Nat Commun. 2020 Aug 3;11(1):3867. doi: 10.1038/s41467-020-17625-3.
3
Tailoring the separation properties of flexible metal-organic frameworks using mechanical pressure.
Nat Rev Chem. 2022 Jan;6(1):9-30. doi: 10.1038/s41570-021-00336-8. Epub 2021 Dec 2.
4
Integration of Fluorescent Functionality into Pressure-Amplifying Metal-Organic Frameworks.将荧光功能集成到压力放大金属有机框架中。

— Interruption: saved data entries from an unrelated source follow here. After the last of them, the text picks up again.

struct Item { int x, ly, gy, group; bool in_image, has_tile; uint32_t p; };
#ifndef EVPLP_GROUP_ORDER
#define EVPLP_GROUP_ORDER 0
#endif
#ifndef EVPLP_XCD_TIMES
#define EVPLP_XCD_TIMES 0
#endif
#ifndef EVPLP_XCD_ROTATE
#define EVPLP_XCD_ROTATE 2
#endif
struct ItemIx { int tx, ty, sg, tile_l, blk; };
template <bool RANGE = false>
EV_DEV ItemIx item_index(const GatherArgs &a, int b) {
    const int tiles_x = (a.st.W + 7) >> 3;
    const int groups = RANGE ? a.group_count : kVplSplit / a.splits_per_wave;
    const bool grp = EVPLP_GROUP_ORDER == 1 && a.cuts != nullptr;
    const int gwl = grp ? a.cut_gw_log2 : 0, ghl = grp ? a.cut_gh_log2 : 0, gl = gwl + ghl;
    const int xcd = b & 7, j = b >> 3;
    const int q = j & ((1 << gl) - 1);
    const int r = a.item_deal ? b : j >> gl;
    const int unit_j = r / groups;
    const int unit = a.item_deal ? unit_j : unit_j * 8 + xcd;
    const int shl = a.block_h_log2, bwl = 3 - gwl, bhl = shl - ghl, nbx = (tiles_x + 7) >> 3;
    const int l = unit & ((1 << (bwl + bhl)) - 1);
    ItemIx ix;
    ix.blk = a.band_first * nbx + (unit >> (bwl + bhl));
    const int rot = EVPLP_XCD_ROTATE == 0 ? 0 : EVPLP_XCD_ROTATE == 1 ? (l >> bwl) + ix.blk : (l >> bwl) + (ix.blk % nbx) + ((ix.blk / nbx) << bhl);
    const int ux = ((ix.blk % nbx) << bwl) | ((l + rot) & ((1 << bwl) - 1)), uy = ((ix.blk / nbx) << bhl) | (l >> bwl);
    ix.tx = (ux << gwl) | (q & ((1 << gwl) - 1)); ix.ty = (uy << ghl) | (q >> gwl);
    ix.sg = r - unit_j * groups;
    ix.tile_l = (unit << gl) | q;
    return ix;
}
template <bool RANGE = false>
EV_DEV Item item_setup(const GatherArgs &a, int lane, int b) {
    const StripDev &st = a.st;
    const int tiles_x = (st.W + 7) >> 3, tiles_y = (st.local_rows + 7) >> 3;
    const int sh = 1 << a.block_h_log2, nbx = (tiles_x + 7) >> 3, nby = (tiles_y + sh - 1) >> a.block_h_log2;
    const ItemIx ix = item_index<RANGE>(a, b);
    Item t;
    t.group = (RANGE ? a.group_first : 0) + ix.sg;
    t.has_tile = ix.blk < nbx * (a.band_rows > 0 ? min(nby, a.band_first + a.band_rows) : nby) && ix.tx < tiles_x && ix.ty < tiles_y;
    t.x = ix.tx * 8 + (lane & 7); t.ly = ix.ty * 8 + (lane >> 3);
    const int cly = max(min(t.ly, st.local_rows - 1), 0);
    t.gy = st.global_row(cly);
    t.has_tile = t.has_tile && __builtin_amdgcn_readfirstlane(t.gy) < st.H;
    t.in_image = t.has_tile && t.x < st.W && t.ly < st.local_rows && t.gy < st.H;
    t.p = (uint32_t)cly * (uint32_t)st.W + (uint32_t)min(t.x, st.W - 1);
    return t;
}

template <bool RANGE = false>
EV_DEV uint32_t item_texel(const GatherArgs &a, int lane, int b) {
    const StripDev &st = a.st;
    const ItemIx ix = item_index<RANGE>(a, b);
    const int x = ix.tx * 8 + (lane & 7), ly = ix.ty * 8 + (lane >> 3);
    return (uint32_t)max(min(ly, st.local_rows - 1), 0) * (uint32_t)st.W + (uint32_t)min(x, st.W - 1);
}

EV_DEV uint32_t item_cut_group(const GatherArgs &a, const Item &t) {
    const int tx = __builtin_amdgcn_readfirstlane(t.x) >> 3, ty = __builtin_amdgcn_readfirstlane(t.ly) >> 3;
    return (uint32_t)(((ty >> a.cut_gh_log2) - a.cut_group_row_first) * a.cut_groups_x + (tx >> a.cut_gw_log2));
}
EV_DEV bool tile_retired(const GatherArgs &a, const AdaptArgs &ad, const Item &t) {
    const int tx = __builtin_amdgcn_readfirstlane(t.x) >> 3, ty = __builtin_amdgcn_readfirstlane(t.ly) >> 3;
    const uint32_t off = (uint32_t)(ty * ((a.st.W + 7) >> 3) + tx) * (uint32_t)sizeof(int4);
    int nt;
    asm volatile("s_load_dword %0, %1, %2\n\ts_waitcnt lgkmcnt(0)" : "=s"(nt) : "s"(ad.tiles), "s"(off) : "memory");
    return nt != 0;
}

#ifndef EVPLP_CUT_RING
#define EVPLP_CUT_RING 3
#endif
#ifndef EVPLP_PX_LDS
#define EVPLP_PX_LDS 1
#endif
constexpr int kGatherPxFloats = 64 * (EVPLP_PX_LDS ? 10 : 3);
#ifndef EVPLP_GATHER_WAVES
#define EVPLP_GATHER_WAVES 8
#endif

EV_DEV Vpl fetch_vpl(const evplp_record *r) {
    const v16i ra = *reinterpret_cast<const v16i *>(r);
    const v8i rb = *reinterpret_cast<const v8i *>(reinterpret_cast<const int *>(r) + 16);
    Vpl v;
    v.pos = v3(f_of(ra[0]), f_of(ra[1]), f_of(ra[2])); v.n = v3(f_of(ra[4]), f_of(ra[5]), f_of(ra[6])); v.psel = f_of(ra[7]);
    v.flux = v3(f_of(ra[8]), f_of(ra[9]), f_of(ra[10])); v.fdir = v3(f_of(ra[12]), f_of(ra[13]), f_of(ra[14]));
    v.rd = v3(f_of(rb[0]), f_of(rb[1]), f_of(rb[2])); v.rs = v3(f_of(rb[4]), f_of(rb[5]), f_of(rb[6])); v.e = f_of(rb[7]);
    return v;
}
EV_DEV void fetch_vpl_head(const evplp_record *vpls, uint32_t i, V3 &pos, V3 &n, float &psel) {
    const v8i ra = sload8(vpls, i * (uint32_t)sizeof(evplp_record));
    pos = v3(f_of(ra[0]), f_of(ra[1]), f_of(ra[2])); n = v3(f_of(ra[4]), f_of(ra[5]), f_of(ra[6])); psel = f_of(ra[7]);
}
EV_DEV void fetch_vpl_tail(const evplp_record *vpls, uint32_t i, Vpl &v) {
    const v16i rb = sload16(vpls, i * (uint32_t)sizeof(evplp_record) + 32u);
    v.flux = v3(f_of(rb[0]), f_of(rb[1]), f_of(rb[2])); v.fdir = v3(f_of(rb[4]), f_of(rb[5]), f_of(rb[6]));
    v.rd = v3(f_of(rb[8]), f_of(rb[9]), f_of(rb[10])); v.rs = v3(f_of(rb[12]), f_of(rb[13]), f_of(rb[14])); v.e = f_of(rb[15]);
}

Chem Mater. 2021 Oct 26;33(20):7964-7971. doi: 10.1021/acs.chemmater.1c01804. Epub 2021 Oct 6.
利用机械压力定制柔性金属有机框架的分离性能。
Nat Commun. 2020 Mar 5;11(1):1216. doi: 10.1038/s41467-020-15036-y.
4
Towards general network architecture design criteria for negative gas adsorption transitions in ultraporous frameworks.迈向超微孔骨架中负气体吸附转变的通用网络架构设计标准。
Nat Commun. 2019 Aug 12;10(1):3632. doi: 10.1038/s41467-019-11565-3.
5
Ethane diffusion in mixed linker zeolitic imidazolate framework-7-8 by pulsed field gradient NMR in combination with single crystal IR microscopy.脉冲场梯度 NMR 与单晶红外显微镜联用研究乙烷在混合连接的沸石咪唑骨架-7-8 中的扩散。
Phys Chem Chem Phys. 2018 Oct 7;20(37):23967-23975. doi: 10.1039/c8cp04889d. Epub 2018 Sep 13.
6
Defibrillation of soft porous metal-organic frameworks with electric fields.电场对软质多孔金属有机骨架的去极化作用。
Science. 2017 Oct 20;358(6361):347-351. doi: 10.1126/science.aal2456.
7
From Nanoscale to Microscale: Crossover in the Diffusion Dynamics within Two Pyrrolidinium-Based Ionic Liquids.从纳米尺度到微米尺度:两种基于吡咯烷鎓的离子液体中扩散动力学的交叉
J Phys Chem Lett. 2017 Oct 19;8(20):5196-5202. doi: 10.1021/acs.jpclett.7b02431. Epub 2017 Oct 10.
8
X-Nuclei NMR Self-Diffusion Studies in Mesoporous Silica Foam and Microporous MOF CuBTC.介孔二氧化硅泡沫和微孔MOF CuBTC中的X核核磁共振自扩散研究
Materials (Basel). 2012 Apr 12;5(4):617-633. doi: 10.3390/ma5040617.
9
A pressure-amplifying framework material with negative gas adsorption transitions.一种具有负气体吸附转变的压力放大框架材料。
Nature. 2016 Apr 21;532(7599):348-52. doi: 10.1038/nature17430. Epub 2016 Apr 6.
10
Self-Diffusion of Chain Molecules in the Metal-Organic Framework IRMOF-1: Simulation and Experiment.金属有机框架IRMOF-1中链状分子的自扩散:模拟与实验
J Phys Chem Lett. 2012 Apr 5;3(7):930-3. doi: 10.1021/jz300141n. Epub 2012 Mar 19.